Absolute position detection device (10) for a linear actuator (1) having a motor (2), an output shaft (3) and a converting device for converting the output rotation of the motor (2) into a linear movement of the output shaft (3), the device comprising : a rotation absolute sensor (5) which detects an absolute rotational position per revolution of the motor (2); a linear absolute sensor (6) which detects an absolute linear position within a predetermined movement range of the output shaft (3) with a linear stroke division; and calculating means for calculating an absolute linear position of the output shaft (3) on the basis of a combination of an output signal of the rotary absolute sensor (5) and an output signal of the linear absolute sensor (6); wherein the range of motion of the output shaft (3) over which the absolute linear position can be detected by the linear absolute sensor (6) differs from a distance by which the output shaft (3) per revolution of the motor (2) after conversion the converting device is moved and the amount (Lp) by which the output shaft ...

Description

BACKGROUND OF THE INVENTION

Field of the invention

The present invention relates to an absolute position detecting device for detecting an absolute position along the axial direction of a linear actuator. More particularly, the invention relates to an absolute position detection device which has a simple construction and can detect an absolute position over the range of a long stroke.

Description of the Prior Art

Methods of detecting an absolute position on the axis of a linear actuator include a method in which a linear absolute sensor is attached to the actuator shaft, and a method in which a multi-rotation type rotary absolute sensor is attached to the actuator shaft on which a ball screw is formed. A linear actuator generally includes a motor, an output shaft and a conversion mechanism for converting the rotational output of the motor into linear motion. The conversion mechanism includes a ball screw coupled to the motor output shaft, a ball screw nut through which the center of the output shaft extends, and a longitudinal groove portion that holds the output shaft such that the output shaft can only move axially.

In the former method in which a linear absolute sensor is used to detect the absolute position of the output shaft of a thus configured linear actuator, a linear encoder is attached to the actuator output shaft. In this case, a magnetic induction type sensor can be used as a linear absolute sensor. A magnetic induction sensor is capable of detecting the absolute position within a range of pitch, and is applicable to both rotation and line types.

DE 101 17 460 A1 shows a drive for a payload in a machine with a motor and a transmission train of at least a first and a second transmission element, which are engaged for moving the payload with each other. The first transmission element is associated with the payload and the second transmission element is movably mounted on a rigid base. The first transmission element is connected to a machine slide, the second transmission element to a reaction slide and the reaction slide is mounted on a machine bed. The drive has a first position-measuring device for determining the position of the machine carriage with respect to the reaction carriage and a second position-measuring device for determining the position of the reaction carriage with respect to the machine bed.
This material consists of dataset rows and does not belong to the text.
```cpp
int kai0_geglu_fwd(const void* g, const void* u, void* h, int64_t n, kai0_stream_t stream);
int kai0_geglu_bwd(const void* dh, const void* g, const void* u, void* dg, void* du, int64_t n,
                   kai0_stream_t stream);
int kai0_gelu_bwd(const void* dy, const void* pre, void* dx, int64_t n, kai0_stream_t stream);
int kai0_silu_fwd_f32(const float* x, float* y, int64_t n, kai0_stream_t stream);
int kai0_silu_bwd_f32(const float* dy, const float* x, float* dx, int64_t n, kai0_stream_t stream);
int kai0_gated_fwd(const void* x, const void* y, const void* gate, void* out, int64_t rows, int rows_per_batch,
                   int D, kai0_stream_t stream);
int kai0_gated_bwd(const void* dout, const void* y, const void* gate, void* dy, void* dgate, int64_t rows,
                   int rows_per_batch, int D, kai0_stream_t stream);
int kai0_embed_gather(const void* table, const int64_t* tokens, void* out, int B, int T, int D, float scale,
                      int64_t out_bs, int64_t out_row0, int64_t out_ld, kai0_stream_t stream);
int kai0_embed_grad(const void* dout, const int64_t* tokens, void* dtable, int B, int T, int D, float scale,
                    int64_t dout_bs, int64_t dout_row0, int64_t dout_ld, kai0_stream_t stream);
int kai0_cast_f32_to_bf16(const float* x, void* y, int64_t n, kai0_stream_t stream);
int kai0_cast_bf16_to_f32(const void* x, float* y, int64_t n, kai0_stream_t stream);
int kai0_add_bf16(const void* a, const void* b, void* out, int64_t n, kai0_stream_t stream);
int kai0_add_f32(const float* a, const float* b, float* out, int64_t n, kai0_stream_t stream);
int kai0_transpose_bf16(const void* src, void* dst, int R, int C, kai0_stream_t stream);
typedef struct kai0_ck_item {
    const void* ptr;
    int64_t nbytes;
} kai0_ck_item;
int kai0_sampled_checksum(const kai0_ck_item* items_dev, int n, int stride, unsigned long long* out_dev, kai0_stream_t stream);
typedef struct kai0_pack_part {
    const void* src;
    void* dst;
    int64_t src_bs, src_ld, dst_bs, dst_ld;
    int32_t B, rows, cols, mode;
    int32_t pos_off, _pad;
} kai0_pack_part;
int kai0_pack_rows(const kai0_pack_part* parts, int n, const int32_t* pos, int64_t pos_bs, const float* inv_freq, int HD,
                   kai0_stream_t stream);
int kai0_copy_rows_bf16(const void* src, void* dst, int B, int rows, int D, int64_t src_bs, int64_t src_row0,
                        int64_t src_ld, int64_t dst_bs, int64_t dst_row0, int64_t dst_ld,
                        kai0_stream_t stream);
int kai0_patch_im2col(const float* img, float* cols, int n_img, int C, int HW, int P, kai0_stream_t stream);
int kai0_add_pos_cast(const float* x, const float* pos, void* out, int64_t rows, int n_pos, int D,
                      kai0_stream_t stream);

// ... 27 lines not shown
```

### kai0_amd/_lib.py

```python

from __future__ import annotations

import ctypes as C
import os
import pathlib

_HERE = pathlib.Path(__file__).resolve().parent
LIB_PATH = _HERE / "lib" / "libkai0hip.so"

c_p = C.c_void_p
c_i = C.c_int
c_i64 = C.c_int64
c_f = C.c_float


class GemmSeg(C.Structure):
    _fields_ = [("dst", c_p), ("ld", c_i64), ("n_begin", C.c_int32), ("_pad", C.c_int32)]
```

DE 41 12 350 A1 discloses a ball screw motor as a positioning and linear drive for machine tools, woodworking and metalworking machinery or as a positioning and linear drive in handling equipment, robots and other machines, where it depends on high accuracy and longer travel distances. In such a ball screw rotor motor, the spindle rests, while the armature / rotor of the electric motor designed as a spindle nut causes a linear movement of the motor due to its rotational movement,

2 shows an example of an arrangement in which a magnetic induction sensor is incorporated in the output shaft of a linear actuator. As shown, the magnetic induction sensor includes 6 a magnetic structure 61 with a fixed pitch along the axial direction 3a of the exit shaft 3 is formed, and a detection coil 62 around the magnetic structure 61 around. In this case, a detection pitch corresponds to a pitch of the magnetic structure 61 wherein it is possible in the axial direction to detect an absolute position within the space of this one division. In general, the resolution is 15 to 16 bits, so that when a division z. B. 16 mm, it is possible to achieve a resolution of about 0.25 to 0.5 microns.

In the latter method, wherein a rotary absolute sensor detects an absolute linear position on the linear actuator output shaft 3 is used, an absolute sensor of the multi-turn type is attached to the motor encoder mounted on the output shaft of the motor.
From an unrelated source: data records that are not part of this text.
struct RasterSlice {
    uint32_t* done_bits = nullptr;
    uint32_t* unsat_count = nullptr;
    uint32_t* gate_host = nullptr;
    float* state = nullptr;
    const uint32_t* offsets_near = nullptr;
    uint32_t* zcut = nullptr;
    const uint32_t* depth_keys_sorted = nullptr;
    uint32_t nv = 0;
    bool cut_active = false;
    uint32_t* live_bands = nullptr;
    uint32_t* work = nullptr;
    const uint32_t* order = nullptr;
    uint32_t order_mode = 1;
    uint32_t* split = nullptr;
    uint32_t margin_pct = 150;
    BwdJobs jobs{};
};

struct ForwardRequest {
    BhCamera cam{};
    uint32_t n = 0, sh_degree = 0, flags = 0;
    const float* transforms = nullptr;
    const float* sh_coeffs = nullptr;
    const float* raw_opacities = nullptr;
    float bg[3] = {0, 0, 0};
    uint32_t view_id = 0;
    float* visible = nullptr;
    float* max_radius = nullptr;
    size_t visible_floats = 0;
    float* grad_begin = nullptr;
    size_t grad_floats = 0;
    bool defer_decision = false;
    bool allow_cut = true;
};

struct Frame {
    ViewUniforms u{};
    float bg[3] = {0, 0, 0};
    bool bwd_info = false, smooth = false;
    uint32_t nv = 0, ni = 0, budget = 0, num_tiles = 0, tile_bits = 0;
    float* proj_by_gid = nullptr;
    uint32_t* gfc = nullptr;
    float* projected = nullptr;
    uint32_t* cum = nullptr;
    uint32_t* slice_info = nullptr;
    uint32_t* done_bits = nullptr;
    uint32_t* tile_offsets_far = nullptr;
    uint32_t* far_counts = nullptr;
    uint32_t* far_block_totals = nullptr;
    uint32_t* far_group_totals = nullptr;
    uint32_t* tile_ids = nullptr;
    uint32_t* isect_gids = nullptr;
    uint32_t* tile_ids_sorted = nullptr;
    uint32_t* isect_gids_sorted = nullptr;
    float* out_f32 = nullptr;
    uint32_t* out_u8 = nullptr;
    float* visible = nullptr;
    uint32_t* lpt = nullptr;
    float class_width = 8.0f;
    RasterSlice rs{};
};

struct FarJob {
    bool pending = false;
    Frame frame{};
    bool gate_event_recorded = false;
    uint32_t gate_tag = 0;
    bool by_cut = false;
    ViewState* view = nullptr;
    bool view_shared = false;
    ForwardRequest req{};
};

struct GradClears {
    enum Span : uint8_t { NONE = 0, ZEROED, ROW_MARKS };
    Span span = NONE;
    bool accum = false;
    uint64_t generation = 0;
    void begin_forward() { span = NONE; accum = false; generation = 0; }
    void k1_cleared_span() { span = ZEROED; }
    void k5_cleared_accum(bool yes) { accum = yes; }
    void stamp(uint64_t gen) { generation = gen; }
    void mark_rows() { span = ROW_MARKS; }
    bool valid_for(uint64_t gen) const { return generation != 0 && generation == gen; }
    Span take_span(uint64_t gen) { const Span s = valid_for(gen) ? span : NONE; span = NONE; return s; }
    bool take_accum(uint64_t gen) { const bool a = valid_for(gen) && accum; accum = false; return a; }
};

struct ForwardState {
    BhRenderOut out{};
    ViewUniforms uniforms{};
    uint32_t n = 0, sh_degree = 0, flags = 0;
    float bg[3] = {0, 0, 0};
    uint32_t* lpt = nullptr;
    BwdJobs jobs{};
};
constexpr int RETAIN_SLOTS = 14;
struct Retained {
    ForwardState fs;
    Buffer blocks[RETAIN_SLOTS];
};

struct DepthTerm {
    const float* v_depth = nullptr;
    uint32_t mode = 0;
};

struct NormalTerm {
    const float* v_normal = nullptr;
    uint32_t mode = 0;
};

struct DistortionTerm {
    const float* v_distortion = nullptr;
    float gain = 0.0f;
    uint32_t kind = 0;
    float near_z = 0.0f, far_z = 0.0f;
    const float* moments = nullptr;
};

}


struct bh_ctx {
    int device = 0;
    hipStream_t stream = nullptr;
    bool owns_stream = false;
    std::string last_error;
    bh::Buffer slots[bh::SLOT_COUNT];
    uint32_t* host_counters = nullptr;
    hipEvent_t readback_ev = nullptr;
    hipEvent_t gate_ev = nullptr;
    bool counters_ready = false;
    uint32_t counter_phase = 0;
    bool have_forward = false;
    bh::ForwardState latest;
    uint64_t generation = 0;
    std::vector<bh::Retained> retained;
    std::vector<bh::Buffer> pool;
    bh::GradClears clears;
    float* pending_loss_dst = nullptr;
    void* image_tab_host = nullptr;
    size_t image_tab_cap = 0;
    hipEvent_t image_tab_ev = nullptr;
    const bh_lpips* lpips = nullptr;
    float lpips_weight = 0.0f;
    float* pose_grad = nullptr;
    bool depth_attached = false;
    BhDepthTarget depth_target{};
    bool normal_attached = false;
    BhNormalTermConfig normal_term{};
    bool distortion_attached = false;
    BhDistortionTermConfig distortion_term{};
    bh_exposure* exposure = nullptr;
    std::vector<bh_exposure*> exposures;
    void* comm = nullptr;
    hipStream_t comm_stream = nullptr;
    hipEvent_t comm_ev = nullptr;
    int comm_rank = 0, comm_world = 1;
    float slice_fraction = 0.0f;
    float last_slice_share = 1.0f;
    bool far_direct = false;
    uint32_t readback_tag = 0;
    uint32_t gate_tag = 0;
    bool gate_signal_queued = false;
    bool gate_learn = false;
    uint32_t far_launches = 0;
    std::unordered_map<uint64_t, bh::ViewState> views;
    uint64_t seen_keys[bh::SEEN_KEYS] = {};
    uint32_t seen_pos = 0;
    uint32_t casual_views = 0;
    uint32_t view_id = 0;
    uint64_t view_clock = 0;
    float margin_scale = 1.0f;
    float ctrl_up = 1.5f, ctrl_down = 0.998f, ctrl_floor = 0.5f, ctrl_gap_exp = 1.0f / 3.0f;
    uint32_t cut_min_pairs = bh::CUT_MIN_PAIRS;
    bool knob_spec_k5 = true;
    bool knob_event_waits = false;
    bool knob_readback_copy = false;
    bool knob_no_view_hash = false;
    bool knob_fixed_margin = false;
    bool knob_cut_sort_all = false;
    uint32_t knob_band_mode = 1;
    uint32_t knob_k16_waves = 0;
    uint32_t knob_k16_split = 250;
    uint32_t knob_k16_split_min = bh::SPLIT_MIN_WORK;
    uint32_t knob_k16_split_of_max = 45;
    const uint32_t* last_split = nullptr;
    uint32_t knob_k16_order = 1;
    uint32_t knob_cut_margin_pct = 150;
    bh::FarJob far_job;
    uint32_t refine_n = 0, refine_new_n = 0;
    bool dsort_lds_raised = false;
    uint32_t* sort_groups = nullptr;
    size_t sort_groups_cap = 0, sort_groups_dirty = 0;
    uint32_t sort_groups_cur = 0;
    uint32_t* dsort_spl = nullptr;
    bool dsort_spl_written = false;
    bool knob_dsort_splitters = true;
    bool adam_lds_raised = false;
    uint32_t update_lds_raised = 0;
    size_t lds_optin_max = 0;
    bool knob_no_lpt = false;
    bool knob_bwd_wide_rows = false;
    bool knob_bwd_jobs = true;
    bool knob_lpt_linear = false;
    bool knob_force_exchange = false;
    bool knob_break_allreduce = false;
    bool knob_generic_depth_sort = false;
    bool knob_zero_grads = false;
    uint32_t knob_fail_loss_at = 0;
    uint32_t train_steps_seen = 0;
    uint32_t knob_loss_bands = 1;
    uint32_t knob_tile_sort = 0;
    float auto_exact_share = 0.9f;
    bool knob_direct_allreduce = false;
    uint32_t knob_k5_exact_spw = 32;
    bool knob_no_dormant = false;
    int knob_update_sparse = -1;
    uint32_t knob_update_rows = 0;
    uint32_t knob_sort_kpt = 0;
    const void* marks_m2_sh = nullptr; const void* marks_m1_t = nullptr; uint32_t marks_n = 0, marks_step = 0;
    bh::Profiler prof;
};

namespace bh {

int set_error(bh_ctx* ctx, int code, const std::string& msg);
int forward_impl(bh_ctx* ctx, const ForwardRequest& req, BhRenderOut* out);
int wait_host_tag(bh_ctx* ctx, const volatile uint32_t* word, uint32_t want, const char* what);
int find_saved_bwd_forward(bh_ctx* ctx, const BhRenderOut* saved, int not_bwd_code, const char* who, const ForwardState** fs);
int backward_impl(bh_ctx* ctx, const ForwardState& fs, const float* v_output, const float* transforms, const float* sh_coeffs,
                  const float* raw_opacities, float* v_transforms, float* v_sh_coeffs, float* v_raw_opacities, float* v_refine_weight,
                  size_t span_floats, bool want_refine, const DepthTerm* depth = nullptr, float* v_viewmat = nullptr,
                  const NormalTerm* normal = nullptr, const DistortionTerm* distortion = nullptr);
int launch_depth_backward(bh_ctx* ctx, const ForwardState& fs, const DepthTerm& term, float* v_combined);
int launch_depth_vz_scatter(bh_ctx* ctx, const ForwardState& fs, float* v_transforms, bool mark_rows = false, float* v_sh_coeffs = nullptr,
                            float* v_raw_opacities = nullptr, float* v_refine_weight = nullptr, const float* v_z = nullptr);
int launch_depth_forward(bh_ctx* ctx, const ForwardState& fs, uint32_t mode, float* out_depth);
int launch_normal_backward(bh_ctx* ctx, const ForwardState& fs, const NormalTerm& term, const float* transforms, float* v_combined);
int launch_normal_vn_scatter(bh_ctx* ctx, const ForwardState& fs, const float* transforms, float* v_transforms, bool mark_rows = false,
                             float* v_sh_coeffs = nullptr, float* v_raw_opacities = nullptr, float* v_refine_weight = nullptr);
int launch_normal_map(bh_ctx* ctx, const ForwardState& fs, const float* transforms, uint32_t mode, float* out);
int launch_normal_loss(bh_ctx* ctx, const BhCamera& cam, const float* normal, const float* depth, const float* image, uint32_t h, uint32_t w, float weight,
                       bool accumulate_v_depth, float* loss, float* v_normal, float* v_depth, float* accum, float* accum_host);
int launch_distortion_backward(bh_ctx* ctx, const ForwardState& fs, const DistortionTerm& term, float* v_combined, float* depth_v_z, const float** v_z_out);
int launch_distortion_map(bh_ctx* ctx, const ForwardState& fs, const DistortionTerm& term, bool moments, float* out);
int check_distortion_kind(bh_ctx* ctx, uint32_t kind, float near_z, float far_z, const char* who);
int launch_distortion_loss(bh_ctx* ctx, const float* map, uint32_t h, uint32_t w, uint32_t channels, float weight, float* loss, float* accum,
                           float* accum_host);
int launch_depth_loss(bh_ctx* ctx, const float* depth, const BhDepthTarget& t, float* loss, float* v_depth, float* accum, float* accum_host);
int launch_loss_pair_final(bh_ctx* ctx, uint32_t rows, const double* partials, float c, float* loss, float* accum, float* accum_host);
int launch_pose_grad(bh_ctx* ctx, const ViewUniforms& u, uint32_t nv, bool mip, uint32_t sh_degree, const float* transforms,
                     const float* sh, const uint32_t* gid, const float* v_combined, float* v_viewmat);
uint32_t exposure_views(const bh_exposure* tab);
int launch_exposure_apply(bh_ctx* ctx, const bh_exposure* tab, uint32_t view, const float* img, uint32_t h, uint32_t w, float* out);
int launch_exposure_backward(bh_ctx* ctx, bh_exposure* tab, uint32_t view, const float* img, const float* v_exposed, uint32_t h, uint32_t w,
                             float* v_img, bool update);
void exposure_free_all(bh_ctx* ctx);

However, in the method using a linear absolute sensor, increasing the resolution results in a proportional reduction in the measuring distance. In addition, a long stroke linear absolute sensor capable of measuring over a long measurement distance at high resolution is very expensive.

When it is desired to detect an absolute position over a long distance using a magnetic induction type sensor as a linear absolute sensor, this can take place by detecting the number of detection pitch. Usually the Output of the detection coil is used as the basis for counting the division number, and the count value is held in a memory having a battery support. However, this is not a desirable arrangement because the reliability of the measurement depends on the reliability of the battery and because this arrangement requires the use of a battery and a counter, thereby increasing costs.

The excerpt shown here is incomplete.